Shakespeare employs the device in Julius Caesar when
Mark Antony turns to Caesar's body and says, "O, pardon me,
thou bleeding piece of earth, / That I am meek and gentle with
these butchers!" (3.1.254-57), again when he says, "O
judgment! thou art fled to brutish beasts, / And men have lost
their reason" (3.2.104-5), and yet again when he says, "For
Brutus, as you know, was Caesar's angel. Judge, o you gods,
how dearly Caesar loved him!" (3.2.181-82). In all three
instances, addressed respectively to a corpse, an abstraction,
and the gods, Antony uses the exclamatory "O!" that is a
common feature of apostrophes.
In Aeolus the exclamatory address is made to a
musical instrument. Aeolian harps, produced in Europe from
about 1650 onward but probably invented in antiquity, were
named after the god of the winds, Aeolus. Traditionally they were
wooden boxes about one meter long, with a sound board, one or
more sound holes, and two bridges. The gut strings stretched
across the bridges could be tuned to different pitches, or
strings of different thicknesses could all be tuned to the
same pitch. Placed in an open window or other breezy spot, the
instrument would produce only harmonic
frequencies––"overtones" of a third, a fourth, a fifth, an
octave. The result was eerie, ethereal sounds that rose and
fell with the breezes, creating the impression that a god, or
Nature, was playing the instrument.
§ Aeolian
harps became popular household instruments in the Romantic
era, and for writers of that time (Samuel Taylor Coleridge,
Percy Bysshe Shelley, Ralph Waldo Emerson, Alfred Lord
Tennyson) they evoked transcendent qualities. Coleridge's The
Aeolian Harp describes how the breeze caresses "that
simplest Lute, / Placed length-ways in the clasping casement,"
producing "delicious surges" of airy music, a "floating
witchery of sound." Listening, the speaker of the poem
entertains rapturous pantheistic thoughts, asking if "all of
animated nature / Be but organic Harps diversely framed, /
That tremble into thought, as o’er them sweeps / Plastic and
vast, one intellectual breeze, / At once the Soul of each, and
God of all?" Shelley's Ode to the West Wind addresses
the wind as a vast power bringing life and death to all
things: "Destroyer and Preserver; hear, O hear!" After
repeating the "O hear!" refrain at the end of its first three
sections, the poem opens its fifth and final section with a
request to "Make me thy lyre, even as the forest is."
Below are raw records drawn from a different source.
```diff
diff --git a/include/lmaze.h b/include/lmaze.h
--- a/include/lmaze.h
+++ b/include/lmaze.h
@@ -89,6 +89,7 @@
                             int64_t env_base, const uint64_t* epoch_in_dev, uint64_t* epoch_out_dev,
                             void* stream);
 
+#define LMAZE_HINT_U8_GENERIC (1 << 16)
 int lmaze_step_u8(const LmazeParams* params, const uint8_t* layout, const int32_t* action, int32_t* ball_xy, int32_t* goal_xy,
                   int32_t* step_count, float* reward, uint8_t* done, int32_t* goal_count, uint8_t* obs8, int64_t n,
                   int32_t auto_reset, uint64_t seed, uint64_t epoch, int64_t env_base, const uint64_t* epoch_in_dev,
```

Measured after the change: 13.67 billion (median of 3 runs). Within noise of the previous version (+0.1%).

The inverted word order and ecstatic "O!" of "O, HARP EOLIAN!" give off an air of romantic sublimity, possibly echoing Shelley's apostrophes to the great west wind: "O hear!" But Joyce uses the rapturous headline to introduce a remarkably banal action: "He took a reel of dental floss from his waistcoat pocket and, breaking off a piece, twanged it smartly between two and two of his resonant unwashed teeth. / — Bingbang, bangbang." This instrument produces some very non-ethereal music, but it is indeed a kind of harp, with vibrating floss providing the string, Professor MacHugh's mouth serving as a sound hole, and a funny kind of onomatopoeic music (bingbang, bangbang) floating out.
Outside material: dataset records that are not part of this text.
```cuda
int frontier_search_from_candidates_impl(FuelMap* m, const double umin[3], const double umax[3], const FuelFrontierParams* p,
                                         int32_t n, const int32_t* addr, const uint8_t* cls, int32_t* n_clusters,
                                         int32_t* n_cells, int32_t* n_filtered) {
  FrontierState* f = m->fs;
  cudaStream_t s = frontier_stream(m);
  FParams fp;
  frontier_make_params(m, umin, umax, p, &fp);
  frontier_clear_results(f);
  *n_clusters = *n_cells = *n_filtered = 0;
  if (n <= 0) return 0;
  for (int i = 1; i < n; ++i)
    if (addr[i] <= addr[i - 1]) return fuel_fail(m, FUELGPU_EINVAL, "candidate addresses must be strictly ascending");
  if (addr[0] < 0 || (int64_t)addr[n - 1] >= m->nvox) return fuel_fail(m, FUELGPU_EINVAL, "candidate address outside the map");
  ENSURE(f->cell_addr, n);
  ENSURE(f->cell_cls, n);
  FUEL_CUDA(m, cudaMemcpyAsync(f->cell_addr.p, addr, sizeof(int) * n, cudaMemcpyHostToDevice, s));
  FUEL_CUDA(m, cudaMemcpyAsync(f->cell_cls.p, cls, n, cudaMemcpyHostToDevice, s));
  set_cellidx_kernel<<<nblk(n, 256), 256, 0, s>>>(f->cell_addr.p, f->cellidx, n);
  FUEL_LAUNCHES(m, 1);
  FUEL_CUDA(m, cudaMemcpyAsync(f->d_counters, &n, sizeof(int), cudaMemcpyHostToDevice, s));
  const int rc = frontier_cluster_large(m, fp, n, n_clusters, n_cells, n_filtered);
  cudaEventRecord(f->ev_out, f->stream);
  f->ev_out_valid = true;
  return rc;
}

int frontier_search_impl(FuelMap* m, const double umin[3], const double umax[3],
                         const FuelFrontierParams* p, int32_t* n_clusters, int32_t* n_cells,
                         int32_t* n_filtered) {
  int rc = frontier_search_begin_impl(m, umin, umax, p);
  if (rc) return rc;
  return frontier_search_end_impl(m, n_clusters, n_cells, n_filtered);
}

int frontier_fetch_impl(FuelMap* m, int32_t* cell_offsets, int32_t* cell_addr, int32_t* filt_offsets,
                        double* filtered, double* average, double* box_min, double* box_max) {
  FrontierState* f = m->fs;
  if (cell_offsets) memcpy(cell_offsets, f->h_cell_off.data(), sizeof(int32_t) * f->h_cell_off.size());
  if (cell_addr) memcpy(cell_addr, f->h_cell_addr.data(), sizeof(int32_t) * f->h_cell_addr.size());
  if (filt_offsets) memcpy(filt_offsets, f->h_filt_off.data(), sizeof(int32_t) * f->h_filt_off.size());
  if (filtered) memcpy(filtered, f->h_filtered.data(), sizeof(double) * f->h_filtered.size());
  if (average) memcpy(average, f->h_avg.data(), sizeof(double) * f->h_avg.size());
  if (box_min) memcpy(box_min, f->h_bmin.data(), sizeof(double) * f->h_bmin.size());
  if (box_max) memcpy(box_max, f->h_bmax.data(), sizeof(double) * f->h_bmax.size());
  return 0;
}

int frontier_is_changed_impl(FuelMap* m, int32_t mcl, const int32_t* offs, const int32_t* addr,
                             uint8_t* changed, int32_t* counts) {
  if (mcl <= 0) return 0;
  const int ncell = offs[mcl];
  const size_t nci = (size_t)(ncell > 0 ? ncell : 1);
  int rc = m->fr_scr.ensure(m, sizeof(int) * ((size_t)2 * mcl + 1 + nci) + mcl + 16);
  if (rc) return rc;
  int* d_off = (int*)m->fr_scr.p;
  int* d_addr = d_off + mcl + 1;
  int* d_cnt = d_addr + nci;
  uint8_t* d_ch = (uint8_t*)(d_cnt + mcl);
  cudaStream_t s = m->fs->stream;
  FUEL_CUDA(m, cudaMemcpyAsync(d_off, offs, sizeof(int) * (mcl + 1), cudaMemcpyHostToDevice, s));
  if (ncell > 0) FUEL_CUDA(m, cudaMemcpyAsync(d_addr, addr, sizeof(int) * ncell, cudaMemcpyHostToDevice, s));
  is_changed_kernel<<<mcl, 128, 0, s>>>(m->g, m->occ, d_off, d_addr, d_ch, d_cnt, mcl);
  FUEL_LAUNCHES(m, 1);
  if (changed) FUEL_CUDA(m, cudaMemcpyAsync(changed, d_ch, mcl, cudaMemcpyDeviceToHost, s));
  if (counts) FUEL_CUDA(m, cudaMemcpyAsync(counts, d_cnt, sizeof(int) * mcl, cudaMemcpyDeviceToHost, s));
  FUEL_CUDA(m, cudaStreamSynchronize(s));
  return 0;
}

#ifdef FUEL_PROF
extern "C" __attribute__((visibility("default"))) int fuelgpu_debug_frontier_prof(FuelMap* m, long long* out,
                                                                                  int n) {
  cudaMemcpy(out, (long long*)(m->fs->d_counters + 8), sizeof(long long) * n, cudaMemcpyDeviceToHost);
  return 0;
}
#endif
```

Measured before the change: 2093.

## Assemble frontier CSR results on device in the small cluster kernel

```diff
diff --git a/fuel_b200/csrc/api.cu b/fuel_b200/csrc/api.cu
--- a/fuel_b200/csrc/api.cu
+++ b/fuel_b200/csrc/api.cu
@@ -614,8 +614,18 @@
 int fuelgpu_frontier_search_end(FuelMap* m, int32_t* n_clusters, int32_t* n_cells, int32_t* n_filtered) {
   if (!m || !n_clusters || !n_cells || !n_filtered) return fuel_fail(m, FUELGPU_EINVAL, "null argument");
   FUEL_CUDA(m, cudaSetDevice(m->dev));
+#ifdef FUEL_PROF
+  const double t0 = prof_now_us();
+#endif
   int rc = frontier_search_end_impl(m, n_clusters, n_cells, n_filtered);
+#ifdef FUEL_PROF
+  const double t1 = prof_now_us();
+  m->end_prof_us[1] = t1 - t0 - m->end_prof_us[0];
+#endif
   tend(m, T_FRONTIER, frontier_stream_raw(m));
+#ifdef FUEL_PROF
+  m->end_prof_us[2] = prof_now_us() - t1;
+#endif
   return rc;
 }
 
diff --git a/fuel_b200/csrc/common.cuh b/fuel_b200/csrc/common.cuh
--- a/fuel_b200/csrc/common.cuh
+++ b/fuel_b200/csrc/common.cuh
@@ -6,6 +6,9 @@
 #include <string.h>
 
 #include <vector>
+#ifdef FUEL_PROF
+#include <chrono>
+#endif
 
 #include "fuelgpu.h"
 
@@ -76,6 +79,9 @@
   DevBuf<uint8_t> tc_buf;
   DevBuf<uint8_t> as_buf;
   size_t as_stride, as_warps;
+#ifdef FUEL_PROF
+  double end_prof_us[3];
+#endif
 };
 
 extern thread_local char g_fuelgpu_err[512];
@@ -120,6 +126,12 @@
   m->ev_valid[t] = true;
 }
 #define FUEL_LAUNCHES(m, n) __atomic_fetch_add(&(m)->launches, (long long)(n), __ATOMIC_RELAXED)
+#ifdef FUEL_PROF
+static inline double prof_now_us() {
+  return 1e-3 * (double)std::chrono::duration_cast<std::chrono::nanoseconds>(
+                    std::chrono::steady_clock::now().time_since_epoch()).count();
+}
+#endif
 
 __host__ __device__ static inline int64_t addr_of(const Geom& g, int x, int y, int z) {
   return ((int64_t)x * g.ny + y) * g.nz + z;
diff --git a/fuel_b200/csrc/frontier.cu b/fuel_b200/csrc/frontier.cu
--- a/fuel_b200/csrc/frontier.cu
+++ b/fuel_b200/csrc/frontier.cu
@@ -1141,7 +1141,19 @@
 constexpr int SMALL_CTAS = 8;
 constexpr int SMALL_CAP = 32768;
 constexpr int SMALL_CCAP = 8192;
-constexpr int RES_K0 = 12288, RES_C0 = 256;
+constexpr int RES_K0 = 12288, RES_C0 = 256, RES_F0 = 4096;
+constexpr size_t al16(size_t b) { return (b + 15) & ~(size_t)15; }
+constexpr size_t RB_CELL_OFF = 64;
+constexpr size_t RB_FILT_OFF = RB_CELL_OFF + al16(sizeof(int) * (RES_C0 + 1));
+constexpr size_t RB_AVG = RB_FILT_OFF + al16(sizeof(int) * (RES_C0 + 1));
+constexpr size_t RB_BOX = RB_AVG + al16(sizeof(double) * 3 * RES_C0);
+constexpr size_t RB_ADDR = RB_BOX + al16(sizeof(int) * 6 * RES_C0);
+constexpr size_t RB_FILT = RB_ADDR + al16(sizeof(int) * RES_K0);
+constexpr size_t RB_BYTES = RB_FILT + al16(sizeof(double) * 3 * RES_F0);
+constexpr size_t ASM_SCR = 3 * RES_C0 + 2 * RES_K0 + 3 * RES_F0;
+constexpr unsigned TAG_PAD = 0x8000u;
+static_assert(RES_C0 <= 256 && RES_C0 <= SMALL_CTAS * 32, "cluster ids fit a tag byte, one warp per cluster");
+static_assert(RES_K0 % 128 == 0 && sizeof(int) * RES_F0 <= sizeof(unsigned short) * RES_K0, "tail's shared memory");
 
 
 __device__ __forceinline__ void mark_chunk_item(const int* __restrict__ seed, const int* __restrict__ csize, int cluster_min,
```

§ Gilbert (seconded by Seidman) cites "O, HARP EOLIAN!" as an instance of the rhetorical figure of synaeresis (sin-AIR-uh-sis), a kind of metaplasm in which two syllables are contracted into one, because it shortens the usual Æ to a simpler anglicized E. This claim seems weak, since Æ is actually a diphthong rather than two distinct syllables. Gilbert's example of apostrophe, Simon Dedalus' "Agonizing Christ, wouldn't it give you a heartburn on your arse," is even more dubious, since Dedalus is not really addressing Christ, but only taking his name in vain. "O, HARP EOLIAN!" is a much stronger example of apostrophe: in it, the headline wryly addresses Professor MacHugh's little string instrument.